template <int KP, int NH = 1>
__device__ __forceinline__ void filter2_wave(const KnnFilterArgs &a, F2Wave &S, int *tickets, int group, int wv, int lane)
{
    constexpr int M = f2_list_len(KP);
    constexpr int D = 32 * NH;
    constexpr int MS = (M + 1 + 3) & ~3;
    const int col = lane & 31, hh = lane >> 5;
    const uint8_t *__restrict__ rec = a.rec;
    const int64_t *__restrict__ ptr = a.ptr;

    const int n_full = a.plan->n_full, split = a.plan->split, total = a.plan->total_tiles;
    const int item = group * kWavesPerGroup + wv;
    int tile = item, sub = 0, nsub = 1;
    if (item >= n_full) {
        const int r = item - n_full;
        tile = n_full + r / split;
        sub = r % split;
        nsub = split;
    }
    if (tile >= total) return;
    const int pos = find_tile_event(a.tile_ptr, a.B, tile);
    const int ev = a.order[pos];
    const int ev_lo = (int)ptr[ev], ev_hi = (int)ptr[ev + 1];
    const int q_first = ev_lo + (tile - a.tile_ptr[pos]) * kFQ;
    if (!f2_in_domain(ev_hi - ev_lo)) {
        if (NH != 1 && sub == 0) {
            const int q = q_first + lane;
            if (q < ev_hi) {
                flag_query(a, q, a.xtile_ptr[pos] + (q - ev_lo) / a.xtile_queries);
            }
        }
        return;
    }
    int clo = ev_lo, chi = ev_hi;
    bool idle_piece = false;
    if (nsub > 1) {
        if (ev_hi - ev_lo < kF2SplitMinNodes) {
            idle_piece = sub != 0;
        } else {
            const int chunk = (((chi - clo) + nsub - 1) / nsub + 31) & ~31;
            clo = min(chi, clo + sub * chunk);
            chi = min(chi, clo + chunk);
        }
    }
    const int64_t rbase = (ptr[ev] >> 5) + ev;
    const int64_t rlast = rbase + (ev_hi - ev_lo - 1) / 32;
    const int t_lo = (clo - ev_lo) / 32, t_hi = idle_piece ? t_lo : (chi - ev_lo + 31) / 32;

    const int myq = q_first + hh * 32 + col;
    const bool valid = myq < ev_hi;
    float t_fix = -__builtin_inff();
    bool act = valid;
    for (int attempt = 0;; ++attempt) {
    F2Lane<M> L;
#pragma unroll
    for (int p = 0; p < M; ++p) L.tk[p] = kKnnSentinel;
    L.tau = attempt == 0 ? -__builtin_inff() : t_fix;
    L.cnt = 0;
    L.overflow = false;
    {
        f16x8 bq[2][2 * NH];
#pragma unroll
        for (int b = 0; b < 2; ++b) {
            const int64_t qrec = min(rbase + (q_first - ev_lo) / 32 + b, rlast);
            const f16x8 *g = reinterpret_cast<const f16x8 *>(rec + qrec * rec_bytes(NH));
#pragma unroll
            for (int m = 0; m < 2 * NH; ++m) bq[b][m] = g[m * 64 + lane] * (_Float16)-2.0f;
        }
        if (attempt == 0) {
            const int t_def = min(t_hi, t_lo + kF2Defer);
            f2_sweep<M, true, false, NH>(L, S, rec, rbase, t_lo, t_def, bq, lane, hh, valid);
            f2_sweep<M, true, true, NH>(L, S, rec, rbase, t_def, t_hi, bq, lane, hh, valid);
            f2_sweep<M, false, true, NH>(L, S, rec, rbase, t_lo, t_def, bq, lane, hh, valid);
        } else {
            f2_sweep<M, false, true, NH>(L, S, rec, rbase, t_lo, t_hi, bq, lane, hh, valid);
        }
    }
    f2_compact<M>(L, S, lane, kF2Slots);
#if defined(DMET_F2_ABL) && DMET_F2_ABL >= 1
    return;
#endif

    const int64_t qrow_id = valid ? myq : ev_lo;
    float qrow[D];
    {
        const float4 *g = reinterpret_cast<const float4 *>(a.x + qrow_id * D);
#pragma unroll
        for (int c = 0; c < D / 4; ++c) {
            const float4 v = g[c];
            qrow[4 * c] = v.x; qrow[4 * c + 1] = v.y; qrow[4 * c + 2] = v.z; qrow[4 * c + 3] = v.w;
        }
    }
    unsigned long long kk[KP];
#pragma unroll
    for (int p = 0; p < KP; ++p) kk[p] = (unsigned long long)__float_as_uint(kKnnSentinel) << 32;
    const int nent = (act && !L.overflow) ? L.cnt : 0;
    int slot = 0;
    unsigned cmask = 0u;
    int ctile = 0;
    auto pop = [&]() __attribute__((always_inline)) -> int32_t {
        if (cmask == 0u && slot < nent) {
            const uint2 e = S.ent[slot][lane];
            cmask = e.x;
            ctile = (int)(e.y & kF2TileMask);
            ++slot;
        }
        int32_t j = -1;
        if (cmask != 0u) {
            const int r = __builtin_clz(cmask);
            cmask &= ~(0x80000000u >> r);
            j = ev_lo + ctile * 32 + f2_mask_row(r);
        }
        return j;
    };
    const float4 *x4 = reinterpret_cast<const float4 *>(a.x);
#ifdef DMET_RR_PRIO
    __builtin_amdgcn_s_setprio(DMET_RR_PRIO);
#endif
    if constexpr (NH != 1) {
        for (;;) {
            const int32_t j = pop();
            if (!__any(j >= 0)) break;
            const float4 *row = x4 + (int64_t)(j >= 0 ? j : ev_lo) * (D / 4);
            float4 v[D / 4];
#pragma unroll
            for (int c = 0; c < D / 4; ++c) v[c] = row[c];
            float dc = 0.0f;
#pragma unroll
            for (int c = 0; c < D / 4; ++c) {
                float df;
                df = v[c].x - qrow[4 * c + 0]; dc = __builtin_fmaf(df, df, dc);
                df = v[c].y - qrow[4 * c + 1]; dc = __builtin_fmaf(df, df, dc);
                df = v[c].z - qrow[4 * c + 2]; dc = __builtin_fmaf(df, df, dc);
                df = v[c].w - qrow[4 * c + 3]; dc = __builtin_fmaf(df, df, dc);
            }
            const unsigned long long nk =
                j >= 0 ? (((unsigned long long)__float_as_uint(dc) << 32) | (unsigned)j) : ~0ull;
            bool g[KP];
#pragma unroll
            for (int p = 0; p < KP; ++p) g[p] = kk[p] > nk;
// ... 153 lines not shown
                for (int t = 0; t < RP; ++t) {
                    const int pi = t * 64 + lane;
                    const uint4 v = *reinterpret_cast<const uint4 *>(stg + 4 * pi);
                    if ((on >> (pi / RP)) & 1ull) *reinterpret_cast<uint4 *>(a.nbr + blk + 4 * pi) = v;
                }
                wave_sync();
#pragma unroll
                for (int q = 0; q < RP; ++q)
                    *reinterpret_cast<uint4 *>(stg + lane * KP + 4 * q) =
                        make_uint4(__float_as_uint(kd[4 * q]), __float_as_uint(kd[4 * q + 1]), __float_as_uint(kd[4 * q + 2]),
                                   __float_as_uint(kd[4 * q + 3]));
                wave_sync();
#pragma unroll
                for (int t = 0; t < RP; ++t) {
                    const int pi = t * 64 + lane;
                    const uint4 v = *reinterpret_cast<const uint4 *>(stg + 4 * pi);
                    if ((on >> (pi / RP)) & 1ull) *reinterpret_cast<uint4 *>(a.dist + blk + 4 * pi) = v;
                }
                if (a.nbr16) {
                    if constexpr (KP % 8 == 0) {
                        constexpr int RH = KP / 8;
                        wave_sync();
#pragma unroll
                        for (int q = 0; q < RH; ++q) {
                            uint4 w;
                            w.x = (unsigned)local_id16(kj[8 * q], ev_lo) | ((unsigned)local_id16(kj[8 * q + 1], ev_lo) << 16);
                            w.y = (unsigned)local_id16(kj[8 * q + 2], ev_lo) | ((unsigned)local_id16(kj[8 * q + 3], ev_lo) << 16);
                            w.z = (unsigned)local_id16(kj[8 * q + 4], ev_lo) | ((unsigned)local_id16(kj[8 * q + 5], ev_lo) << 16);
                            w.w = (unsigned)local_id16(kj[8 * q + 6], ev_lo) | ((unsigned)local_id16(kj[8 * q + 7], ev_lo) << 16);
                            *reinterpret_cast<uint4 *>(stg + lane * (KP / 2) + 4 * q) = w;
                        }
                        wave_sync();
#pragma unroll
                        for (int t = 0; t < RH; ++t) {
                            const int pi = t * 64 + lane;
                            const uint4 v = *reinterpret_cast<const uint4 *>(stg + 4 * pi);
                            if ((on >> (pi / RH)) & 1ull)
                                *reinterpret_cast<uint4 *>(reinterpret_cast<unsigned *>(a.nbr16 + blk) + 4 * pi) = v;
                        }
                    } else if (rows_on) {
                        uint16_t *r16 = a.nbr16 + (int64_t)myq * k;
#pragma unroll
                        for (int p = 0; p + 1 < KP; p += 2)
                            reinterpret_cast<unsigned *>(r16)[p >> 1] =
                                (unsigned)local_id16(kj[p], ev_lo) | ((unsigned)local_id16(kj[p + 1], ev_lo) << 16);
                    }
                }
                wave_sync();
                return kth;
            }
        }
        if (!rows_on) return kth;
#pragma unroll
        for (int p = 0; p < KP; ++p) {
            if (p < k) {
                a.nbr[(int64_t)myq * k + p] = kj[p];
                a.dist[(int64_t)myq * k + p] = kd[p];
            }
        }
        if (a.nbr16) {
            uint16_t *r16 = a.nbr16 + (int64_t)myq * k;
            if ((k & 1) == 0) {
#pragma unroll
                for (int p = 0; p + 1 < KP; p += 2)
                    if (p < k)
                        reinterpret_cast<unsigned *>(r16)[p >> 1] =
                            (unsigned)local_id16(kj[p], ev_lo) | ((unsigned)local_id16(kj[p + 1], ev_lo) << 16);
            } else {
#pragma unroll
                for (int p = 0; p < KP; ++p)
                    if (p < k) r16[p] = local_id16(kj[p], ev_lo);
            }
        }
        return kth;
    };
    if (nsub == 1) {
        bool retry = false;
        const float kth = emit(act, true);
        if (act) {
            const float nx = a.nrm[myq];
            const float an = __builtin_sqrtf(nx) * 1.000001f;
            const float rn = an + __builtin_sqrtf(fmaxf(kth, 0.0f)) * 1.00002f;
            const float slack = f2_slack(an, rn, NH == 1 ? 1.0f : 1.5f);
            const bool full = tau < kKnnSentinel;
            const bool wideq = !(nx < kF16WideLimit * kF16WideLimit);
            const bool fail = L.overflow || wideq || (full && !(kth >= 0.0f && tau + nx - slack > kth));
            float ts = kth - nx + slack;
            ts += (__builtin_fabsf(ts) + nx + slack) * 4.8e-7f + 1e-30f;
            retry = fail && attempt == 0 && !L.overflow && !wideq && kth >= 0.0f && ts + nx - slack > kth &&
                    ts < kKnnSentinel;
            if (fail && !retry) {
                flag_query(a, myq, a.xtile_ptr[pos] + (myq - ev_lo) / a.xtile_queries);
#ifdef DMET_KNN_WHY
                a.qflag[myq] = (uint8_t)(1 | (L.overflow ? 2 : 0) | (wideq ? 4 : 0) | (kth < 0.0f ? 8 : 0) | (attempt ? 16 : 0) |
                                         (!(ts < kKnnSentinel) ? 32 : 0) | (!(ts + nx - slack > kth) ? 64 : 0));
                a.dist[(int64_t)myq * k + 0] = tau; a.dist[(int64_t)myq * k + 1] = kth; a.dist[(int64_t)myq * k + 2] = slack; a.dist[(int64_t)myq * k + 3] = (float)L.cnt;
#endif
            }
            t_fix = retry ? ts : -__builtin_inff();
        }
        if (!__any(retry)) return;
        act = retry;
        continue;
    }
    static_assert(kFilterMaxSplit == 2 && kWavesPerGroup % 2 == 0, "pairs of sub-sweeps share a workgroup");
    const int64_t fslot = (int64_t)(tile - n_full) * kFQ + hh * 32 + col;
    if (valid) {
        float *ld = a.psd + (fslot * nsub + sub) * MS;
        int32_t *lj = a.psj + (fslot * nsub + sub) * MS;
#pragma unroll
        for (int p = 0; p < KP; ++p) { ld[p] = kd[p]; lj[p] = kj[p]; }
        ld[M] = tau;
        lj[M] = L.overflow ? 1 : 0;
    }
    __builtin_amdgcn_fence(__ATOMIC_RELEASE, "workgroup");
    int arrived = 0;
    if (lane == 0) arrived = atomicAdd(&tickets[wv >> 1], 1);
    arrived = __builtin_amdgcn_readfirstlane(arrived);
    if (arrived == 0) return;
    __builtin_amdgcn_fence(__ATOMIC_ACQUIRE, "workgroup");
    float tau_o = kKnnSentinel;
    int of_o = 0;
    if (valid) {
        const float *ld = a.psd + (fslot * nsub + (sub ^ 1)) * MS;
        const int32_t *lj = a.psj + (fslot * nsub + (sub ^ 1)) * MS;
        tau_o = ld[M];
        of_o = lj[M];
#pragma unroll
        for (int p = 0; p < KP; ++p) {
            const float od = ld[p];
            const int32_t oj = lj[p];
            const unsigned long long nk = oj >= 0 ? (((unsigned long long)__float_as_uint(od) << 32) | (unsigned)oj) : ~0ull;
            bool g[KP];
#pragma unroll
            for (int q = 0; q < KP; ++q) g[q] = kk[q] > nk;
#pragma unroll
            for (int q = KP - 1; q >= 1; --q) kk[q] = g[q - 1] ? kk[q - 1] : (g[q] ? nk : kk[q]);
            kk[0] = g[0] ? nk : kk[0];
        }
#pragma unroll
        for (int p = 0; p < KP; ++p) {
            kd[p] = __uint_as_float((unsigned)(kk[p] >> 32));
            kj[p] = kd[p] == kKnnSentinel ? -1 : (int32_t)(unsigned)kk[p];
        }
        const float kth = emit(true, false);
        const float nx = a.nrm[myq];
        const float an = __builtin_sqrtf(nx) * 1.000001f;
        const float rn = an + __builtin_sqrtf(fmaxf(kth, 0.0f)) * 1.00002f;
        const float slack = f2_slack(an, rn, NH == 1 ? 1.0f : 1.5f);
        const bool wideq = !(nx < kF16WideLimit * kF16WideLimit);
        const bool fail_a = tau < kKnnSentinel && !(kth >= 0.0f && tau + nx - slack > kth);
        const bool fail_b = tau_o < kKnnSentinel && !(kth >= 0.0f && tau_o + nx - slack > kth);
        if (L.overflow || of_o != 0 || wideq || fail_a || fail_b)
            flag_query(a, myq, a.xtile_ptr[pos] + (myq - ev_lo) / a.xtile_queries);
    }
    return;
    }
}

■ ■ ■

Work to complete »
The output should be exactly the lines above from the line containing "lane * (KP /" to the line containing "blk) + 4 * pi) = v;", inclusive, with no other lines.

Worked solution »
                            *reinterpret_cast<uint4 *>(stg + lane * (KP / 2) + 4 * q) = w;
                        }
                        wave_sync();
#pragma unroll
                        for (int t = 0; t < RH; ++t) {
                            const int pi = t * 64 + lane;
                            const uint4 v = *reinterpret_cast<const uint4 *>(stg + 4 * pi);
                            if ((on >> (pi / RH)) & 1ull)
                                *reinterpret_cast<uint4 *>(reinterpret_cast<unsigned *>(a.nbr16 + blk) + 4 * pi) = v;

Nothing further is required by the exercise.